» **Supplied records**

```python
SIGNATURES = {
    "eoe_abi_version": [],
    "eoe_struct_size": [C.c_int],
    "eoe_last_error": [],
    "eoe_vit_side_join": [_vp],
    "eoe_red_table_flush": [C.POINTER(RedTable), _vp],
    "eoe_gemm_nt": [C.POINTER(GemmArgs), _vp],
    "eoe_gemm_tn": [C.POINTER(GemmArgs), _vp],
    "eoe_gemm_tn_grouped": [C.POINTER(GemmArgs), C.c_int, _vp],
    "eoe_cast_transpose": [_vp, _vp, _vp, C.c_int, C.c_int, C.c_int, _vp],
    "eoe_cast_transpose_multi": [_vp, C.c_int, C.c_int, _vp],
    "eoe_conv_pack_weight_multi": [_vp, C.c_int, C.c_int, _vp],
    "eoe_patchify": [_vp, _vp, _vp, _vp, C.c_int, C.c_int, C.c_int, C.c_int, _vp],
    "eoe_embed_lnpre_fwd": [_vp] * 8 + [C.c_int, C.c_int, C.c_int, _f32, _vp],
    "eoe_embed_lnpre_bwd": [_vp] * 10 + [C.c_int, C.c_int, C.c_int, C.c_int, _vp],
    "eoe_layernorm_fwd": [_vp, C.c_int, _vp, _vp, _vp, _vp, C.c_int, C.c_int, _f32, C.c_int, C.c_int, _vp],
    "eoe_layernorm_bwd": [_vp, C.c_int, _vp, C.c_int, _vp, _vp, _vp, _vp, C.c_int, _vp, _vp, _vp, _vp, _vp, C.c_int,
                          C.c_int, C.c_int, _vp],
    "eoe_linear_small_fwd": [_vp, _vp, _vp, _vp, C.c_int, C.c_int, C.c_int, _vp],
    "eoe_linear_small_bwd": [_vp, _vp, _vp, _vp, _vp, _vp, C.c_int, C.c_int, C.c_int, C.c_int, _vp],
    "eoe_zero_multi": [C.POINTER(_vp), C.POINTER(C.c_int), C.c_int, _vp],
    "eoe_cast_colsum": [_vp, _vp, _vp, _vp, C.c_int, C.c_int, C.c_int, C.c_int, _vp],
    "eoe_colsum": [_vp, C.c_int, _vp, C.c_int, C.c_int, C.c_int, C.c_int, _vp],
    "eoe_colsum_det": [_vp, C.c_int, _vp, _vp, C.c_int, C.c_int, C.c_int, _vp],
    "eoe_cast": [_vp, _vp, _sz, C.c_int, _vp],
    "eoe_attn_fwd": [_vp, _vp, C.c_int, C.c_int, C.c_int, C.c_int, _vp],
    "eoe_attn_bwd": [_vp, _vp, _vp, _vp, _vp, C.c_int, C.c_int, C.c_int, C.c_int, _vp],
    "eoe_attn_causal_fwd": [_vp, _vp, C.c_int, C.c_int, C.c_int, C.c_int, _vp],
    "eoe_clip_token_embed": [_vp, C.c_int, _vp, _vp, _vp, C.c_int, C.c_int, C.c_int, C.c_int, _vp],
    "eoe_clip_eot_ln": [_vp, _vp, C.c_int, _vp, _vp, _vp, C.c_int, C.c_int, C.c_int, _f32, C.c_int, _vp],
    "eoe_clip_text_fwd": [C.POINTER(ClipTextFwdArgs), _vp],
    "eoe_hsc_fwd": [_vp, _vp, _i64, _vp, _vp, _vp, _vp, C.c_int, C.c_int, _f32, _vp],
    "eoe_hsc_bwd": [_vp, _vp, _i64, _vp, _vp, _vp, C.c_int, C.c_int, _f32, C.c_int, _vp],
    "eoe_hsc_score": [_vp, _vp, C.c_int, C.c_int, _vp],
    "eoe_bce_fwd": [_vp, _vp, _i64, _vp, _vp, _vp, C.c_int, _f32, _vp],
    "eoe_bce_bwd": [_vp, _vp, _vp, _vp, C.c_int, _f32, _vp],
    "eoe_adam_tiles": [_vp, _vp, _vp, _vp, _vp, C.c_int, C.POINTER(AdamScalars), _f32, _f32, _f32, _f32, C.c_int, _vp, _vp],
    "eoe_adam_multi": [_vp, _vp, _vp, _vp, _vp, C.c_int, C.POINTER(AdamScalars), _f32, _f32, _f32, _f32, _vp, C.c_int,
                       _vp, _vp],
    "eoe_grads_nonfinite": [_vp, _vp, C.c_int, _vp, C.c_int, C.c_int, _vp],
    "eoe_vit_block_fwd": [C.POINTER(VitBlockFwdArgs), _vp],
    "eoe_vit_block_bwd": [C.POINTER(VitBlockBwdArgs), _vp],
    "eoe_im2col": [_vp, C.c_int, _vp, _vp, _vp] + [C.c_int] * 10 + [_vp],
    "eoe_col2im": [_vp, _vp] + [C.c_int] * 11 + [_vp],
    "eoe_conv_pack_weight": [_vp, _vp, _vp, _vp] + [C.c_int] * 7 + [_vp],
    "eoe_conv_unpack_wgrad": [_vp, _vp] + [C.c_int] * 8 + [_vp],
    "eoe_stem_pack_image": [_vp, _vp, _vp, _vp] + [C.c_int] * 8 + [_vp],
    "eoe_stem_pack_weight": [_vp, _vp] + [C.c_int] * 4 + [_vp],
    "eoe_stem_unpack_wgrad": [_vp, _vp] + [C.c_int] * 3 + [_vp],
    "eoe_bn_stats": [_vp, _vp, _vp, _vp, _vp, _vp, C.c_int, C.c_int, _f32, _f32, C.c_int, _vp],
    "eoe_bn_stats_partials": [_vp, C.c_int, _vp, _vp, _vp, _vp, _vp, C.c_int, C.c_int, _f32, _f32, _vp],
    "eoe_bn_act_pool_fwd": [_vp, _vp, _vp, _vp, _vp, _vp, C.c_int, C.c_int, C.c_int, C.c_int, C.c_int, C.c_int, C.c_int, _f32,
                            C.c_int, _vp],
    "eoe_colsum_f32": [_vp, _vp, _vp, C.c_int, C.c_int, C.c_int, _vp],
# ... 146 lines not shown
```

### eoe_amd/csrc/elementwise.hip

```cpp
#include "common.h"

namespace {

template <typename T>
__global__ __launch_bounds__(256) void cast_kernel(const float* __restrict__ src, T* __restrict__ dst, size_t n) {
    size_t i = ((size_t)blockIdx.x * blockDim.x + threadIdx.x) * 4;
    const size_t stride = (size_t)gridDim.x * blockDim.x * 4;
    for (; i + 3 < n; i += stride) {
        f32x4 v = *(const f32x4*)(src + i);
        *(u32x2*)(dst + i) = pack4<T>(v[0], v[1], v[2], v[3]);
    }
    if (blockIdx.x == 0 && threadIdx.x < (n & 3)) {
        size_t j = (n & ~(size_t)3) + threadIdx.x;
        dst[j] = (T)src[j];
    }
}

template <typename T>
__global__ __launch_bounds__(256) void cast_transpose_kernel(const float* __restrict__ src, T* __restrict__ dst, T* __restrict__ dst_t,
                                      int rows, int cols) {
    __shared__ float tile[64][65];
    const int c0 = blockIdx.x * 64, r0 = blockIdx.y * 64;
    const int tx = threadIdx.x & 63, ty = threadIdx.x >> 6;
    for (int r = ty; r < 64; r += 4) {
// ... 108 lines not shown
    const int c = blockIdx.x * 256 + cg * 4;
    float a[4] = {0.f, 0.f, 0.f, 0.f};
    if (c < cols) {
        for (int r = blockIdx.y * 4 + rl; r < rows; r += gridDim.y * 4) {
            const f32x4 v = *(const f32x4*)(x + (size_t)r * cols + c);
            *(u32x2*)(dst + (size_t)r * cols + c) = pack4<T>(v[0], v[1], v[2], v[3]);
#pragma unroll
            for (int k = 0; k < 4; ++k) a[k] += v[k];
        }
    }
#pragma unroll
    for (int k = 0; k < 4; ++k) red[rl][cg * 4 + k] = a[k];
    __syncthreads();
    const int cc = blockIdx.x * 256 + threadIdx.x;
    if (cc >= cols) return;
    const float t = (red[0][threadIdx.x] + red[1][threadIdx.x]) + (red[2][threadIdx.x] + red[3][threadIdx.x]);
    if (part) part[eoe_part_index(cc, blockIdx.y, gridDim.y, cols, blocked)] = t;
    else atomicAdd(out + cc, t);
}

struct ZeroArgs { float* p[EOE_ZERO_MAX]; int n[EOE_ZERO_MAX]; int count; };
__global__ __launch_bounds__(256) void zero_multi_kernel(ZeroArgs a) {
    const int b = blockIdx.y;
    if (b >= a.count) return;
    float* p = a.p[b];
    const int n = a.n[b];
    if ((((uintptr_t)p) & 15) == 0) {
        const int n4 = n >> 2;
        for (int i = blockIdx.x * blockDim.x + threadIdx.x; i < n4; i += gridDim.x * blockDim.x) ((f32x4*)p)[i] = (f32x4){0.f, 0.f, 0.f, 0.f};
        for (int i = (n4 << 2) + blockIdx.x * blockDim.x + threadIdx.x; i < n; i += gridDim.x * blockDim.x) p[i] = 0.f;
    } else {
        for (int i = blockIdx.x * blockDim.x + threadIdx.x; i < n; i += gridDim.x * blockDim.x) p[i] = 0.f;
    }
}
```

» **Work order**
Using the listing above, return all lines where the word "count" occurs.

» **Expected answer**
struct ZeroArgs { float* p[EOE_ZERO_MAX]; int n[EOE_ZERO_MAX]; int count; };
    if (b >= a.count) return;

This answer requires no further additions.